Камень набухал под сердцем.
Смерть её — детский плач на болоте.
Оберег
В волчьем клыке — вересковый курган.
В вереске на кургане — волчья шерсть.
В волчьей шерсти — косматая чаща.
В косматой чаще — волчьи следы.
В волчьих следах — каменистое небо.
В небе из камня — волчья пасть.
В волчьей пасти — слёзы оленя.
В слезах оленя — промёрзшая топь.
В промёрзшей топи — волчья кровь.
В волчьей крови — снежная буря.
В снежной буре — волчье око.
В волчьем оке — Полярная звезда.
В Полярной звезде — волчий клык.
Из сборника Birthday Letters
Красный
Красный, красный был твоим цветом.
Если не красный — белый. Но ты
Заворачивалась именно в красный.
Кроваво-красный. Кровь?
Или красная охра — от холода трупов лекарство?

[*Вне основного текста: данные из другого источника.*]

template <int STORE, bool BIAS, int MF, int MROWS>
__device__ __forceinline__ void epilogue_f32(
    const f32x4 (&acc)[MF][4], float* C, const float* bias, int M, int N,
    int ldc, int tile_m, int tile_n, int wm, int wn, int lane, int relu,
    float alpha) {
  int crow0 = tile_m + wm * MROWS + ((lane >> 4) << 2);
  int ccol0 = tile_n + wn * 64 + (lane & 15);
#pragma unroll
  for (int fm = 0; fm < MF; ++fm) {
#pragma unroll
    for (int fn = 0; fn < 4; ++fn) {
      int col = ccol0 + fn * 16;
      if (col >= N) continue;
      float badd = (BIAS && bias != nullptr) ? bias[col] : 0.f;
#pragma unroll
      for (int r = 0; r < 4; ++r) {
        int row = crow0 + fm * 16 + r;
        if (row >= M) continue;
        float v = acc[fm][fn][r] * alpha;
        if (BIAS) {
// ... 64 lines not shown
    int m0 = (slot >> 4) * 8;
    unsigned short va[8], vb[8];
#pragma unroll
    for (int h = 0; h < 2; ++h) {
      unsigned short* v = h ? vb : va;
      int gk = k0 + kp * 2 + h;
      int gr = row0 + m0;
      if (gk < kend && gr + 8 <= rows && ((ld | gr) % 8 == 0)) {
        *reinterpret_cast<short8v*>(v) =
            *reinterpret_cast<const short8v*>(g + (int64_t)gk * ld + gr);
      } else if (gk < kend) {
#pragma unroll
        for (int j = 0; j < 8; ++j)
          v[j] = (gr + j < rows) ? g[(int64_t)gk * ld + gr + j] : 0;
      } else {
#pragma unroll
        for (int j = 0; j < 8; ++j) v[j] = 0;
      }
    }
    write_kpairs(lds, m0, kp, va, vb);
  }
}

template <int WAVES = 4>
__device__ __forceinline__ void stage_direct_fast(
    bf16* lds, const bf16* g, int row0, int ld, int k0, int tid) {
  int wave = tid >> 6, lane = tid & 63;
  constexpr int CPW = 8 / WAVES;
#pragma unroll
  for (int it = 0; it < CPW; ++it) {
    int chunk = wave * CPW + it;
    int idx = chunk * 512 + lane * 8;
    int row = idx >> 5;
    int kk = swz_chunk(row, (idx & 31) >> 3) << 3;
    auto* gp = (const __attribute__((address_space(1))) unsigned int*)(
        g + (int64_t)(row0 + row) * ld + k0 + kk);
    auto* lp = (__attribute__((address_space(3))) unsigned int*)(
        lds + chunk * 512);
    __builtin_amdgcn_global_load_lds(gp, lp, 16, 0, 0);
  }
}


struct CGeom {
  int H, W, C;
  int Q, PQ;
  int sh, sw, ph, pw, dil, S;
  int c0, Cg;
  int Kcol;
  unsigned long long mPQ, mQ, mCg, mS;
};

__device__ __forceinline__ unsigned mdiv(unsigned n,
                                         unsigned long long m) {
  return (unsigned)(((unsigned long long)n * m) >> 40);
}

static inline unsigned long long magic40(unsigned d) {
  return ((1ull << 40) + d - 1) / d;
}

__device__ __forceinline__ void decode_rows(int* rinfo, const CGeom& gm,
                                            int tile_m, int M, int rows,
                                            int tid) {
  for (int i = tid; i < rows; i += blockDim.x) {
    int m = tile_m + i;
    if (m >= M) m = M - 1;
    unsigned n = mdiv(m, gm.mPQ);
    unsigned pq = m - n * gm.PQ;
    unsigned p = mdiv(pq, gm.mQ);
    unsigned q = pq - p * gm.Q;
    rinfo[i * 3] = (int)(n * gm.H * gm.W);
    rinfo[i * 3 + 1] = (int)p * gm.sh - gm.ph;
    rinfo[i * 3 + 2] = (int)q * gm.sw - gm.pw;
  }
}

template <int WAVES>
__device__ __forceinline__ void stage_implicit_fast(
    bf16* lds_, const bf16* X, const bf16* zpage, const CGeom& gm,
    const int* rinfo, int k0, int tid) {
  auto* lds = reinterpret_cast<unsigned short*>(lds_);
  int wave = tid >> 6, lane = tid & 63;
  constexpr int CPW = 8 / WAVES;
#pragma unroll
  for (int it = 0; it < CPW; ++it) {
    int chunk = wave * CPW + it;
    int idx = chunk * 512 + lane * 8;
    int row = idx >> 5;
    int kk = swz_chunk(row, (idx & 31) >> 3) << 3;
    int k = k0 + kk;
    unsigned rs = mdiv(k, gm.mCg);
    int c = k - rs * gm.Cg;
    unsigned r = mdiv(rs, gm.mS);
    int s = rs - r * gm.S;
    int h = rinfo[row * 3 + 1] + (int)r * gm.dil;
    int w = rinfo[row * 3 + 2] + s * gm.dil;
    bool ok = (k < gm.Kcol) && (h >= 0) && (h < gm.H) && (w >= 0) &&
              (w < gm.W);
    int64_t off = ((int64_t)rinfo[row * 3] +
                   (int64_t)(h * gm.W + w)) * gm.C + gm.c0 + c;
    const bf16* src = ok ? X + off : zpage;
    auto* lp = (__attribute__((address_space(3))) unsigned int*)(
        lds + chunk * 512);
    auto* gp = (const __attribute__((address_space(1))) unsigned int*)src;
    __builtin_amdgcn_global_load_lds(gp, lp, 16, 0, 0);
  }
// ... 220 lines not shown
                             BM);
    bstage.stage(Bs, tile_n, N, k0, k_end, tid);
    __syncthreads();
    if (do_db && tid < BM && tile_m + tid < M) {
      float acc_b = 0.f;
      const bf16* row = As + tid * BK;
#pragma unroll
      for (int kk = 0; kk < BK; ++kk)
        acc_b += bf2f(row[(swz_chunk(tid, kk >> 3) << 3) | (kk & 7)]);
      atomicAdd(db + tile_m + tid, acc_b);
    }
    load_frags_mfma<4, 64, false>(As, Bs, wm, wn, lane, acc);
    __syncthreads();
  }

  epilogue_f32<STORE, false, 4, 64>(acc, C, nullptr, M, N, ldc, tile_m,
                                    tile_n, wm, wn, lane, 0, alpha);
}


struct ADirect {
  const bf16* A;
  int row0, ld;
  template <int WAVES>
  __device__ __forceinline__ void stage(bf16* lds, int k0, int tid) const {
    stage_direct_fast<WAVES>(lds, A, row0, ld, k0, tid);
  }
};

struct AImplicit {
  const bf16* X;
  const bf16* zpage;
  const CGeom& gm;
  const int* rinfo;
  template <int WAVES>
  __device__ __forceinline__ void stage(bf16* lds, int k0, int tid) const {
    stage_implicit_fast<WAVES>(lds, X, zpage, gm, rinfo, k0, tid);
  }
};

template <int N>
__device__ __forceinline__ void wait_vmcnt() {
  asm volatile("s_waitcnt vmcnt(%0)" ::"n"(N) : "memory");
}

template <int WAVES, int DEPTH, class AStage>
__device__ __forceinline__ void pipelined_loop(
    bf16 (*Asb)[BM * BK], bf16 (*Bsb)[BN * BK], const AStage& astage,
    const bf16* B, int tile_n, int ldb, int k_begin, int k_end, int tid,
    int wm, int wn, int lane, f32x4 (&acc)[mfrags_of(WAVES)][4]) {
  constexpr int PF = DEPTH / 2;
  constexpr int VMCNT = PF * 2 * (8 / WAVES);
#pragma unroll
  for (int p = 0; p < PF; ++p)
    if (p == 0 || k_begin + p * BK < k_end) {
      astage.template stage<WAVES>(Asb[p], k_begin + p * BK, tid);
      stage_direct_fast<WAVES>(Bsb[p], B, tile_n, ldb, k_begin + p * BK,
                               tid);
    }
  int cur = 0;
  for (int k0 = k_begin; k0 < k_end; k0 += BK) {
    if (k0 + PF * BK < k_end) {
      int nxt = (cur + PF) & (DEPTH - 1);
      astage.template stage<WAVES>(Asb[nxt], k0 + PF * BK, tid);
      stage_direct_fast<WAVES>(Bsb[nxt], B, tile_n, ldb, k0 + PF * BK,
                               tid);
    }
    wait_vmcnt<VMCNT>();
    __builtin_amdgcn_sched_barrier(0);
    __builtin_amdgcn_s_barrier();
    load_frags_mfma<mfrags_of(WAVES), mrows_of(WAVES), true>(
        Asb[cur], Bsb[cur], wm, wn, lane, acc);
    if (DEPTH == 2) __builtin_amdgcn_s_barrier();
    cur = (cur + 1) & (DEPTH - 1);
  }
}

Гематит — уберечь от распада
Драгоценные реликвии, фамильные кости.
Когда ты наконец добилась своего,
Красным зажглась спальня. Камера-одиночка.
Запертый ларчик с камнями. Кровавый ковёр,
Запятнанный тёмными сгустками.
И шторы — кроваво-рубиновый бархат,
Водопады крови, стекающей с потолка.
То же подушки. То же
Грубый кармин на окне.
Лихорадочный пульс — в клетке. Алтарь ацтеков; храм.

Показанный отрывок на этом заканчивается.